12 In the 1770s St. John de Crevecoeur, the “American Farmer,” unfavorably compares gaudy, delirious Latin American churches with Quaker meeting houses and Peruvians’ enslavement of Indians with William Penn, who “treated the savages as his brethren and friends” (Elliott, p. 403). 

13 Paul Krugman, “Who Was Milton Friedman?,” The New York Review of Books, 54.2 (2007), p.27.  

14 Michel de Certeau, Heterologies, trans. Brian Massimi (Minneapolis, 1985) p. 68; “scare” quotation-marks Certeau’s. 

15 Stephen Greenblatt, Marvelous Possessions (Chicago, 1991), pp. 122-30. 

16 In addition to Las Casas’s work, long circulated in Spain and almost certainly known in the Low Countries, Gascoigne could well have read the De Orbe Novo Decades (1525) of Italian humanist Peter Martyr (Pietro Martire d’Anghiera, Latin secretary to Ferdinand and Isabella) on Spanish activity in the New World, which was partially translated into English in 1555.   For Gascoigne’s knowledge of Spanish conduct in Europe, one source might be Roger Ascham’s A Report of Germany (1553), in which the greatest villain is Don Pedro de Toledo, the viceroy of Naples when it was ruled by the Aragonese.  His reign is cruel, rapacious in “exactions of money without measure,” corrupt because suitors are admitted to his presence “by favour or money,” arbitrary, and lacking in transparency (III, 23-24).  For confirmation that Gascoigne knew Ascham’s work well, see Linda Salamon, “A Face in The Glasse,” Studies in Philology, 81 (1974).   

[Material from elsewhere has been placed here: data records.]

@@ -398,18 +401,25 @@
 #define SM_FOLD_MIN_ROWS 14336
 #endif
     int fold_min_rows = SM_FOLD_MIN_ROWS;
-    bool fold_shape(int R, int C) const {
-        if (R < fold_min_rows || !(R == 8192 || R == 14336 || R == 16384 || R == 28672)) return false;
+    bool fold_shape(int R, int C) const { return fold_factor_for(R, C) != 1; }
+#ifndef SM_FOLD2_MIN_ROWS
+#define SM_FOLD2_MIN_ROWS 28672
+#endif
+    int fold_factor = 0;
+    int fold_factor_for(int R, int C) const {
+        if (R < fold_min_rows || !(R == 8192 || R == 14336 || R == 16384 || R == 28672)) return 1;
         int T; std::vector<int> rad;
-        if (!plan_shape_static(C, T, rad)) return false;
-        return 4 * T <= 1024 && (C / T) % 2 == 0 && C % 8 == 0;
+        if (!plan_shape_static(C, T, rad)) return 1;
+        if (!(4 * T <= 1024 && (C / T) % 2 == 0 && C % 8 == 0)) return 1;
+        if (fold_factor == 2 || fold_factor == 4) return fold_factor;
+        return R >= SM_FOLD2_MIN_ROWS ? 2 : 4;
     }
     bool fold_enabled = true;
     Geo geo(int R, int C, bool full = false, bool allow_fold = false, int batch = 1) const {
         Geo g;
         g.R = R; g.C = C; g.full = full;
         g.batch = batch < 1 ? 1 : batch;
-        g.fold = (allow_fold && fold_enabled && !full && g.batch == 1 && fold_shape(R, C) && !row_bluestein(C)) ? 4 : 1;
+        g.fold = (allow_fold && fold_enabled && !full && g.batch == 1 && !row_bluestein(C)) ? fold_factor_for(R, C) : 1;
         g.Cb = full ? C : (C / 2 + 1) * g.batch;
         g.pitch4 = (int)round_up((size_t)(C / 2 + 1), 8);
         g.t1_slice = round_up((size_t)R, 8) * (size_t)g.pitch4;
@@ -651,14 +661,16 @@
         p.t1 = (cf4*)t1_.p;
         p.partials = d_part();
         p.R2 = 0; p.rowpair = 0; p.Rcol = g.R; p.twR = nullptr; p.slab_elems = fold_slab_elems(g);
-        if (g.fold == 4) {
+        if (g.fold > 1) {
             if (!p.vec) return fail(SMHIP_ERR_ARG, "internal: folded row pass on unaligned input");
             FftPlanDev colp;
             if ((rc = get_plan(g.R, colp))) return rc;
-            p.R2 = g.R / 4; p.twR = colp.tw; p.ilv = FOLD_ILV; p.nb = 4;
+            p.R2 = g.R / g.fold; p.twR = colp.tw; p.ilv = FOLD_ILV; p.nb = g.fold;
             const int gridq = (int)round_up((size_t)p.R2, 8 * p.ilv);
             if ((size_t)gridq * 2 > PART_DOUBLES) return fail(SMHIP_ERR_SHAPE, "too many rows");
-            launch_fft<KF1Q>(p.plan, gridq, 4 * p.plan.T, (LDS_SCRATCH_FLOATS + (size_t)4 * p.plan.lds_floats) * 4, p);
+            const size_t ldsq = (LDS_SCRATCH_FLOATS + (size_t)g.fold * p.plan.lds_floats) * 4;
+            if (g.fold == 2) launch_fft<KF1Q2>(p.plan, gridq, 2 * p.plan.T, ldsq, p);
+            else launch_fft<KF1Q>(p.plan, gridq, 4 * p.plan.T, ldsq, p);
             grid_out = gridq;
             return SMHIP_OK;
         }
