template <typename T>
__global__ void __launch_bounds__(256) k_scan_to_points(const float *__restrict__ ranges, const double *__restrict__ cos_t,
                                                        const double *__restrict__ sin_t, long total, int n, int clip_inf,
                                                        T *__restrict__ pts)
{
    for (long e = (long)blockIdx.x * blockDim.x + threadIdx.x; e < total; e += (long)gridDim.x * blockDim.x) {
        long b = e / n;
        int i = (int)(e - b * n);
        double r = (double)ranges[e];
        if (clip_inf && r == INFINITY) r = 30.0;
        st(pts, b * 2 * n + i, cos_t[i] * r);
        st(pts, b * 2 * n + n + i, sin_t[i] * r);
    }
}

hipError_t launch_scan_to_points(const float *ranges, const double *cos_t, const double *sin_t, long total, int n,
                                 int clip_inf, int dtype, void *pts, hipStream_t s)
{
    long blocks = (total + 255) / 256;
    if (blocks > 4096) blocks = 4096;
    if (blocks < 1) blocks = 1;
    switch (dtype) {
    case SLAM_F64:
        SLAM_LAUNCH((k_scan_to_points<double>), dim3(blocks), dim3(256), 0, s, ranges, cos_t, sin_t, total, n, clip_inf, static_cast<double *>(pts));
        break;
    case SLAM_F32:
        SLAM_LAUNCH((k_scan_to_points<float>), dim3(blocks), dim3(256), 0, s, ranges, cos_t, sin_t, total, n, clip_inf, static_cast<float *>(pts));
        break;
    case SLAM_F16:
        SLAM_LAUNCH((k_scan_to_points<__half>), dim3(blocks), dim3(256), 0, s, ranges, cos_t, sin_t, total, n, clip_inf, static_cast<__half *>(pts));
        break;
    default: return hipErrorInvalidValue;
    }
    return hipGetLastError();
}

constexpr int kComposeChunk = 64;
constexpr int kComposeThreads = 256;
constexpr int kComposeBatch = 16;

__global__ void __launch_bounds__(kComposeThreads) k_pose_compose(const double *__restrict__ T, const double *__restrict__ pose0, int n,
                                                                  double *__restrict__ poses)
{
    __shared__ __attribute__((aligned(16))) double dyaw[3][kComposeChunk];
    __shared__ __attribute__((aligned(16))) double thb[2][kComposeChunk];
    __shared__ __attribute__((aligned(16))) double ab[2][kComposeChunk][4];
    __shared__ __attribute__((aligned(16))) double xo[2][2][kComposeChunk];
    __builtin_amdgcn_s_setprio(3);
    const int l = blockIdx.x, tid = threadIdx.x, lane = tid & 63, wave = tid >> 6;
    const double *Tl = T + 9 * (long)l * n;
    double *Pl = poses + 3 * (long)l * n;
    const int nc = (n + kComposeChunk - 1) / kComposeChunk;
    double th = pose0[3 * l + 2];
    double v = pose0[3 * l + (lane & 1)];
    auto load2 = [&](int chunk, int e0, int e1, double &u0, double &u1) {
        const int k = chunk * kComposeChunk + lane;
        const bool in = chunk >= 0 && chunk < nc && k < n;
        u0 = in ? Tl[9 * (long)k + e0] : 0.0;
        u1 = in ? Tl[9 * (long)k + e1] : 0.0;
    };
    double m0 = 0.0, m1 = 0.0;
    if (wave == 2) load2(0, 3, 0, m0, m1);
    if (wave == 3) load2(-2, 2, 5, m0, m1);
    for (int s = 0; s < nc + 4; ++s) {
        if (wave == 0) {
            const int c = s - 1;
            if (c >= 0 && c < nc && lane == 0) {
                const double2 *d2 = reinterpret_cast<const double2 *>(dyaw[c % 3]);
                double2 *o2 = reinterpret_cast<double2 *>(thb[c & 1]);
                double2 cur[kComposeBatch / 2], nxt[kComposeBatch / 2];
#pragma unroll
                for (int u = 0; u < kComposeBatch / 2; ++u) cur[u] = d2[u];
#pragma unroll
                for (int b0 = 0; b0 < kComposeChunk; b0 += kComposeBatch) {
                    if (b0 + kComposeBatch < kComposeChunk) {
#pragma unroll
                        for (int u = 0; u < kComposeBatch / 2; ++u) nxt[u] = d2[(b0 + kComposeBatch) / 2 + u];
                    }
#pragma unroll
                    for (int u = 0; u < kComposeBatch / 2; ++u) {
                        double2 o;
                        o.x = th; th = th + cur[u].x;
                        o.y = th; th = th + cur[u].y;
                        o2[b0 / 2 + u] = o;
                    }
#pragma unroll
                    for (int u = 0; u < kComposeBatch / 2; ++u) cur[u] = nxt[u];
                }
            }
        } else if (wave == 1) {
            const int c = s - 3;
            if (c >= 0 && c < nc && lane < 2) {
                const double2 *p2 = reinterpret_cast<const double2 *>(&ab[c & 1][0][0]) + lane;
                double2 *o2 = reinterpret_cast<double2 *>(xo[c & 1][lane]);
                double2 cur[kComposeBatch], nxt[kComposeBatch];
#pragma unroll
                for (int u = 0; u < kComposeBatch; ++u) cur[u] = p2[2 * u];
#pragma unroll
                for (int b0 = 0; b0 < kComposeChunk; b0 += kComposeBatch) {
                    if (b0 + kComposeBatch < kComposeChunk) {
#pragma unroll
                        for (int u = 0; u < kComposeBatch; ++u) nxt[u] = p2[2 * (b0 + kComposeBatch + u)];
                    }
#pragma unroll
                    for (int u = 0; u < kComposeBatch; u += 2) {
                        double2 o;
                        v = (v + cur[u].x) - cur[u].y;
                        o.x = v;
                        v = (v + cur[u + 1].x) - cur[u + 1].y;
                        o.y = v;
                        o2[(b0 + u) / 2] = o;
                    }
#pragma unroll
                    for (int u = 0; u < kComposeBatch; ++u) cur[u] = nxt[u];
                }
            }
        } else if (wave == 2) {
            double n0, n1;
            load2(s + 1, 3, 0, n0, n1);
            if (s < nc) dyaw[s % 3][lane] = (s * kComposeChunk + lane < n) ? atan2(m0, m1) : 0.0;
            m0 = n0; m1 = n1;
            const int c = s - 4, k = c * kComposeChunk + lane;
            if (c >= 0 && k < n) {
                Pl[3 * (long)k] = xo[c & 1][0][lane];
                Pl[3 * (long)k + 1] = xo[c & 1][1][lane];
            }
        } else {
            double n0, n1;
            load2(s - 1, 2, 5, n0, n1);
            const int c = s - 2, k = c * kComposeChunk + lane;
            if (c >= 0 && c < nc) {
                double a_ = 0.0, b_ = 0.0, c_ = 0.0, d_ = 0.0;
                if (k < n) {
                    const double h = thb[c & 1][lane];
                    const double cs = cos(h), sn = sin(h);
                    a_ = cs * m0; b_ = sn * m1; c_ = sn * m0; d_ = cs * m1;
                    Pl[3 * (long)k + 2] = h + dyaw[c % 3][lane];
                }
                double2 *q = reinterpret_cast<double2 *>(&ab[c & 1][lane][0]);
                q[0] = make_double2(a_, b_);
                q[1] = make_double2(c_, -d_);
            }
            m0 = n0; m1 = n1;
        }
        __syncthreads();
    }
}
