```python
class BackBoneS3D(_Block):
    _cpad = 4

    def __init__(self):
        super().__init__()
        self.base1 = nn.Sequential(
            SepConv3d(3, 64, kernel_size=7, stride=2, padding=3),
            _pool_marker((1, 3, 3), (1, 2, 2), (0, 1, 1)),
            BasicConv3d(64, 64, kernel_size=1, stride=1),
            SepConv3d(64, 192, kernel_size=3, stride=1, padding=1),
        )
        self.maxp2 = _pool_marker((1, 3, 3), (1, 2, 2), (0, 1, 1))
        self.base2 = nn.Sequential(Mixed_3b(), Mixed_3c())
        self.maxp3 = _pool_marker((3, 3, 3), (2, 2, 2), (1, 1, 1))
        self.base3 = nn.Sequential(Mixed_4b(), Mixed_4c(), Mixed_4d(), Mixed_4e(), Mixed_4f())
        self.maxt4 = _pool_marker((2, 1, 1), (2, 1, 1), (0, 0, 0))
        self.maxp4 = _pool_marker((1, 2, 2), (1, 2, 2), (0, 0, 0))
        self.base4 = nn.Sequential(Mixed_5b(), Mixed_5c())

    def _fwd(self, ctx, x):
        y = self.base1[0]._fwd(ctx, x)
        y = E.maxpool_forward(ctx, y, (1, 3, 3), (1, 2, 2), (0, 1, 1))
        y = self.base1[2]._fwd(ctx, y)
        y3 = self.base1[3]._fwd(ctx, y)
        y = E.maxpool_forward(ctx, y3, (1, 3, 3), (1, 2, 2), (0, 1, 1))
        y2 = self.base2[1]._fwd(ctx, self.base2[0]._fwd(ctx, y))
        y = E.maxpool_forward(ctx, y2, (3, 3, 3), (2, 2, 2), (1, 1, 1))
        for blk in self.base3:
            y = blk._fwd(ctx, y)
        y1 = y
        y = E.maxpool_forward(ctx, y1, (2, 1, 1), (2, 1, 1), (0, 0, 0))
        y = E.maxpool_forward(ctx, y, (1, 2, 2), (1, 2, 2), (0, 0, 0))
        y0 = self.base4[1]._fwd(ctx, self.base4[0]._fwd(ctx, y))
        return [y0, y1, y2, y3]


DECODER_TAILS = {
    32: dict(k5=2, tail=[(32, 32, 2, False), "relu", (32, 1, 1, True)]),
    16: dict(k5=2, tail=[(32, 1, 1, True)]),
    8: dict(k5=1, tail=[(32, 1, 1, True)]),
    48: dict(k5=2, tail=[(32, 32, 3, True), "relu", (32, 1, 1, True)]),
    64: dict(k5=2, tail=[(32, 32, 4, False), "relu", (32, 1, 1, True)]),
}


class _DecoderConvUp(nn.Module):
    _clips = 32
# ... 7 lines not shown
            return [ConvParams(cin, cout, kernel_size=(kt, 3, 3), stride=(kt, 1, 1), padding=(0, 1, 1), bias=False),
                    _Marker("relu"), self.upsampling]

        self.convtsp1 = nn.Sequential(*stage(1024, 832, 1))
        self.convtsp2 = nn.Sequential(*stage(832, 480, 3))
        self.convtsp3 = nn.Sequential(*stage(480, 192, 5))
        tail = []
        for item in spec["tail"]:
            if item == "relu":
                tail.append(_Marker("relu"))
            else:
                cin, cout, kt, bias = item
                tail.append(ConvParams(cin, cout, kernel_size=(kt, 1, 1), stride=(kt, 1, 1), bias=bias))
        self.convtsp4 = nn.Sequential(*stage(192, 64, 5), *stage(64, 32, spec["k5"]), *tail, _Marker("sigmoid"))

    def _conv_relu_up(self, ctx, conv, x, skip=None):
        z = E.conv_forward(ctx, conv.plan(), x, act=L.ACT_RELU)
        zv = z.v
        if skip is None:
            return E.upsample2x_forward(ctx, z)
        sv = skip.v
        assert (sv.H, sv.W, sv.C) == (2 * zv.H, 2 * zv.W, zv.C), "skip connection shape mismatch"
        cat = E.Act(E.View.alloc(zv.B, zv.T + sv.T, sv.H, sv.W, zv.C, ctx.dt, ctx.device), needs_grad=True)
        E.upsample2x_forward(ctx, z, cat.sub_t(0, zv.T))
        E.materialize(ctx, skip, cat.sub_t(zv.T, zv.T + sv.T), share_grad=True)
        return cat

    def _fwd(self, ctx, y0, y1, y2, y3):
        z = self._conv_relu_up(ctx, self.convtsp1[0], y0, y1)
        z = self._conv_relu_up(ctx, self.convtsp2[0], z, y2)
        z = self._conv_relu_up(ctx, self.convtsp3[0], z, y3)
        z = self._conv_relu_up(ctx, self.convtsp4[0], z)
        z = self._conv_relu_up(ctx, self.convtsp4[3], z)
        convs = [m for m in list(self.convtsp4)[6:] if isinstance(m, ConvParams)]
        for conv in convs[:-1]:
            z = E.conv_forward(ctx, conv.plan(), z, act=L.ACT_RELU)
        head = convs[-1]
        npad = E.rup(head.out_channels, E.EG[ctx.dt])
        return E.conv_forward(ctx, head.plan(), z, act=L.ACT_SIGMOID, out_dt=E.F32, n_pad=npad)

    def forward(self, y0, y1, y2, y3):
        body = _MapBody(self, lambda ctx, *a: self._fwd(ctx, *a), n_feature_inputs=4)
        return E.run_root(body, [y0, y1, y2, y3], list(self.parameters()))[0]


class DecoderConvUp(_DecoderConvUp):
# ... 64 lines not shown
                outs.append(None)
        return outs


class VideoSaliencyModel(nn.Module):
    compute_dtype = None

    def __init__(self, transformer_in_channel=32, nhead=4, use_upsample=True, num_hier=3, num_clips=32):
        super().__init__()
        if not use_upsample or num_hier != 3 or num_clips not in DECODER_TAILS:
            raise NotImplementedError("vinet_amd implements use_upsample=True, num_hier=3, num_clips in {8,16,32,48} (+ the build-defined 64)")
        self.backbone = BackBoneS3D()
        self.num_hier = num_hier
        self.decoder = {8: DecoderConvUp8, 16: DecoderConvUp16, 32: DecoderConvUp, 48: DecoderConvUp48, 64: DecoderConvUp64}[num_clips]()

    def _fwd(self, ctx, x):
        y0, y1, y2, y3 = self.backbone._fwd(ctx, x)
        return self.decoder._fwd(ctx, y0, y1, y2, y3)

    def forward(self, x):
        body = _MapBody(self, self._fwd, video=True)
        return E.run_root(body, [x], list(self.parameters()))[0]



SOUNDNET_LAYERS = [(1, 16, 64, 32, 8), (16, 32, 32, 16, 8), (32, 64, 16, 8, 0), (64, 128, 8, 4, 0),
                   (128, 256, 4, 2, 4), (256, 512, 4, 2, 0), (512, 1024, 4, 2, 0)]


class _Conv2dParams(nn.Conv2d):

    def forward(self, x):
        raise RuntimeError("parameters only")
# ... 74 lines not shown
        if os.path.isfile(self.soundnet_checkpoint):
            self.load_soundnet(self.soundnet_checkpoint)
            print("Loaded SoundNet Weights")
        else:
            import sys
            print("SoundNet weights? (%s not found: default init)" % self.soundnet_checkpoint, file=sys.stderr)
        self.maxpool = _Marker("maxpool3d", kernel_size=(4, 1, 1), stride=(2, 1, 2), padding=(0, 0, 0))
        self.bilinear = _BilinearParams(42, 3, 4 * 7 * 12)

    def load_soundnet(self, path="./soundnet8_final.pth"):
        self.audionet.load_state_dict(torch.load(path, map_location="cpu"))

    def _fwd(self, ctx, x, audio):
        from .fusion import bilinear_forward
        a = self.audionet._fwd(ctx, audio)
        y0, y1, y2, y3 = self.visual_model.backbone._fwd(ctx, x)
        y0 = E.maxpool_forward(ctx, y0, (4, 1, 1), (2, 1, 2), (0, 0, 0))
        fused = bilinear_forward(ctx, self.bilinear, y0, a, (4, 7, 12))
        if self.use_transformer:
            from .fusion import transformer_forward
            tok = E.conv_forward(ctx, self.conv_in_1x1.plan(), fused)
            tok = transformer_forward(ctx, self.transformer, tok)
            fused = E.conv_forward(ctx, self.conv_out_1x1.plan(), tok)
        return self.visual_model.decoder._fwd(ctx, fused, y1, y2, y3)

    def forward(self, x, audio):
        body = _MapBody(self, self._fwd, video=True, audio=True)
        return E.run_root(body, [x, audio], list(self.parameters()))[0]


class VideoAudioSaliencyFusionModel(nn.Module):
    compute_dtype = None
    soundnet_checkpoint = "./soundnet8_final.pth"
    unused_parameter_names = ("bilinear.weight", "bilinear.bias")
    graph_capture_refusal = ("a captured step of the token-wise fusion model has never been replayed under test, and a process "
                             "that captured one later crashed inside hipGraph replay (cause not found); run it eagerly")
    N_VIDEO_TOKENS, N_AUDIO_TOKENS = 4 * 7 * 12, 3

    def __init__(self, use_transformer=True, transformer_in_channel=512, num_encoder_layers=3, nhead=4,
# ... 27 lines not shown
            print("SoundNet weights? (%s not found: default init)" % self.soundnet_checkpoint, file=sys.stderr)
        self.maxpool = _Marker("maxpool3d", kernel_size=(4, 1, 1), stride=(2, 1, 2), padding=(0, 0, 0))
        self.bilinear = _BilinearParams(42, 3, 4 * 7 * 12)

    def load_soundnet(self, path="./soundnet8_final.pth"):
        self.audionet.load_state_dict(torch.load(path, map_location="cpu"))

    def _fwd(self, ctx, x, audio):
        from . import fusion
        xv = x.v
        H, W = x.fold if x.fold is not None else (xv.H, xv.W)
        if (xv.T, H, W) != (32, 224, 384):
            raise ValueError("the fusion model runs on 32 x 224 x 384 clips (its 336 position tokens are y0's 4 x 7 x 12 positions, "
                             "model.py:143,180), got %d x %d x %d" % (xv.T, H, W))
        a = self.audionet._fwd(ctx, audio)
        y0, y1, y2, y3 = self.visual_model.backbone._fwd(ctx, x)
        assert (a.v.T, a.v.H, a.v.W) == (self.N_AUDIO_TOKENS, 1, 1), "SoundNet gives %d time steps for this waveform, the model has 3 audio tokens" % a.v.T
        tokens, (vid, aud) = fusion.token_buffer(ctx, xv.B, [(4, 7, 12), (self.N_AUDIO_TOKENS, 1, 1)], self.conv_in_1x1.out_channels)
        E.conv_forward(ctx, self.conv_in_1x1.plan(), y0, dst=vid)
        E.conv_forward(ctx, self.audio_conv_1x1.plan(), a, dst=aud)
        enc = fusion.token_encoder_forward(ctx, self.transformer, tokens)
        fused = fusion.token_split_forward(ctx, enc, self.N_AUDIO_TOKENS, (4, 7, 12))
        return self.visual_model.decoder._fwd(ctx, fused, y1, y2, y3)

    def forward(self, x, audio):
        body = _MapBody(self, self._fwd, video=True, audio=True)
        return E.run_root(body, [x, audio], list(self.parameters()))[0]


class _BilinearParams(nn.Bilinear):
    def forward(self, a, b):
        raise RuntimeError("parameters only")



TRANSFORMER_MAX_HEAD_WIDTH = 96
TOKEN_ENCODER_MAX_HEAD_WIDTH = 128

# ... 71 lines not shown
```

Baseline: 710.0 clips/s.

## Write decoder skip inputs into concat buffers from the maxpool forward pass

The maxpool forward kernel gains a KEEP variant. While it reads each input voxel once, it also stores the voxel (with the affine pre-applied) into the slice of the decoder's concat buffer allocated up front. The decoder then skips the separate copy_affine that used to materialize each skip tensor into the concat, removing one full read and write of three large backbone activations. The cost is extra non-temporal stores inside the pool kernel, shape-prediction logic to preallocate the concat buffers, and a more fragile coupling between backbone and decoder.

Result: faster. 717.9 clips/s (median of 6 runs) (+1.1%).

```diff
diff --git a/include/vinet_hip.h b/include/vinet_hip.h
--- a/include/vinet_hip.h
+++ b/include/vinet_hip.h
@@ -153,6 +153,10 @@
                                 const uint8_t* argmax, char* buf, int32_t n);
 int vinet_maxpool3d_bwd_kernel_name(const VinetPoolDesc* d, const VinetTensor* dy, const uint8_t* argmax,
                                     const VinetTensor* dx, char* buf, int32_t n);
+int vinet_maxpool3d_keep_ok(const VinetPoolDesc* d, const VinetTensor* x, VinetAffine pre, const VinetTensor* y,
+                            const uint8_t* argmax, const VinetTensor* keep);
+int vinet_maxpool3d_keep(const VinetPoolDesc* d, const VinetTensor* x, VinetAffine pre, const VinetTensor* y,
+                         uint8_t* argmax, const VinetTensor* keep, void* stream);
 int vinet_bn_bwd_pool_ok(const VinetPoolDesc* pool, const VinetTensor* z, const VinetTensor* dp, const VinetTensor* dx, int32_t dtype);
 int vinet_bn_bwd_reduce_pool(const VinetPoolDesc* pool, const VinetTensor* dp, const uint8_t* argmax, const VinetTensor* gacc,
                              int32_t accumulate, const VinetTensor* z, int32_t dtype, VinetAffine fwd, const float* mean,
diff --git a/vinet_amd/_lib.py b/vinet_amd/_lib.py
--- a/vinet_amd/_lib.py
+++ b/vinet_amd/_lib.py
@@ -98,6 +98,8 @@
     "vinet_channel_sum": [_PT, _i32, _vp, _i32, _vp, _i32, _vp],
     "vinet_maxpool3d": [_PP, _PT, CAffine, _PT, _vp, _vp],
     "vinet_maxpool3d_bwd": [_PP, _PT, _vp, _PT, _i32, _vp],
+    "vinet_maxpool3d_keep_ok": [_PP, _PT, CAffine, _PT, _vp, _PT],
+    "vinet_maxpool3d_keep": [_PP, _PT, CAffine, _PT, _vp, _PT, _vp],
     "vinet_maxpool3d_kernel_name": [_PP, _PT, CAffine, _PT, _vp, C.c_char_p, _i32],
     "vinet_maxpool3d_bwd_kernel_name": [_PP, _PT, _vp, _PT, C.c_char_p, _i32],
     "vinet_upsample2x": [_PT, _PT, _i32, _vp],
diff --git a/vinet_amd/csrc/pool.hip b/vinet_amd/csrc/pool.hip
--- a/vinet_amd/csrc/pool.hip
+++ b/vinet_amd/csrc/pool.hip
@@ -349,7 +349,9 @@
   return k ^ (m | 0x80008000u);
 }
 
-__global__ __launch_bounds__(256) void maxpool_fwd8_pk_kernel(PoolP p, TView x, Affine pre, TView y, uint8_t* __restrict__ argmax, long total) {
+template <bool KEEP>
+VN_DEV void maxpool_fwd8_pk_lane(const PoolP& p, const TView& x, const Affine& pre, const TView& y, uint8_t* __restrict__ argmax, long total,
+                                 const TView& keep) {
   const long i = (long)blockIdx.x * blockDim.x + threadIdx.x;
   if (i >= total) return;
   const int G = y.C >> 3;
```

17 I use the concept of “race” as an early sign for ethnicity through physical difference that has been elucidated by current medievalists; see Thomas Bartlett, “Medieval and Early Modern Concepts of Race and Ethnicity,” and the entire issue of the Journal of Medieval and Early Modern Studies 31 (2000) in which his elegant essay appears.  Gascoigne refers to the Italian race (I, 82) and the Dutch race (I, 361) with similar implications of physical strangeness.   

18 Roger Ascham, The Scholemaster, in The Whole Works, ed. J. A. Giles (London , 1864), vol. III, p. 156.  

19  The first historically recorded epidemic of syphilis in Europe occurred in 1494-’95, when French soldiers and mercenaries, returning from sacking and raping in Naples, were attacked by Spanish troops.   The hypothesis – given the timing – that Columbus’s sailors brought the bacterium from the New World and transmitted it through prostitutes is vigorously discussed by historians, epidemiologists, and physical anthropologists.  See Alfred W. Crosby, The Columbian Exchange (Westport, CT, 2003).   

20  Sensationalized as this degradation sounds, Gascoigne’s account accords well with four contemporary Venetian reports of Lala Mustafa’s treatment of the defiant governor Bragadino, one of which – by an eye-witness who was himself taken prisoner at Famagusta – was translated into a sixteen-page English pamphlet that Gascoigne evidently knew (Robert Ralston Cawley, “George Gascoigne and the Siege of Famagusta,” MLN 43 (1928), pp. 296-300).  The Turk’s head on a pike is probably also accurate.  For a clear account and assessment of the battle at Lepanto, see Andrew Wheatcroft, Infidels (New York, 2004), pp. 18-21, 26, 343.  The construction of cruel Turks in the masque is somewhat balanced by a more neutral, even positive image of Islam in the “Moors” of The Steele Glas (II, 153).  

21    This anxiety may refer not only to rumored Turkish use of catamites but to growing English awareness of Ottoman practices like circumcision and castration—especially, perhaps, of such treatment for Christian youths who became favored cadres of the sultans’ regime through devsirme, the “tax” of promising young boys exacted from the conquered Balkans and raised to be janissaries (crack soldiers) or Ottoman bureaucrats.  Gascoigne’s Devise is cited as one of the earliest captivity narratives by Nabil Matar, the founder of recent English-Ottoman studies. 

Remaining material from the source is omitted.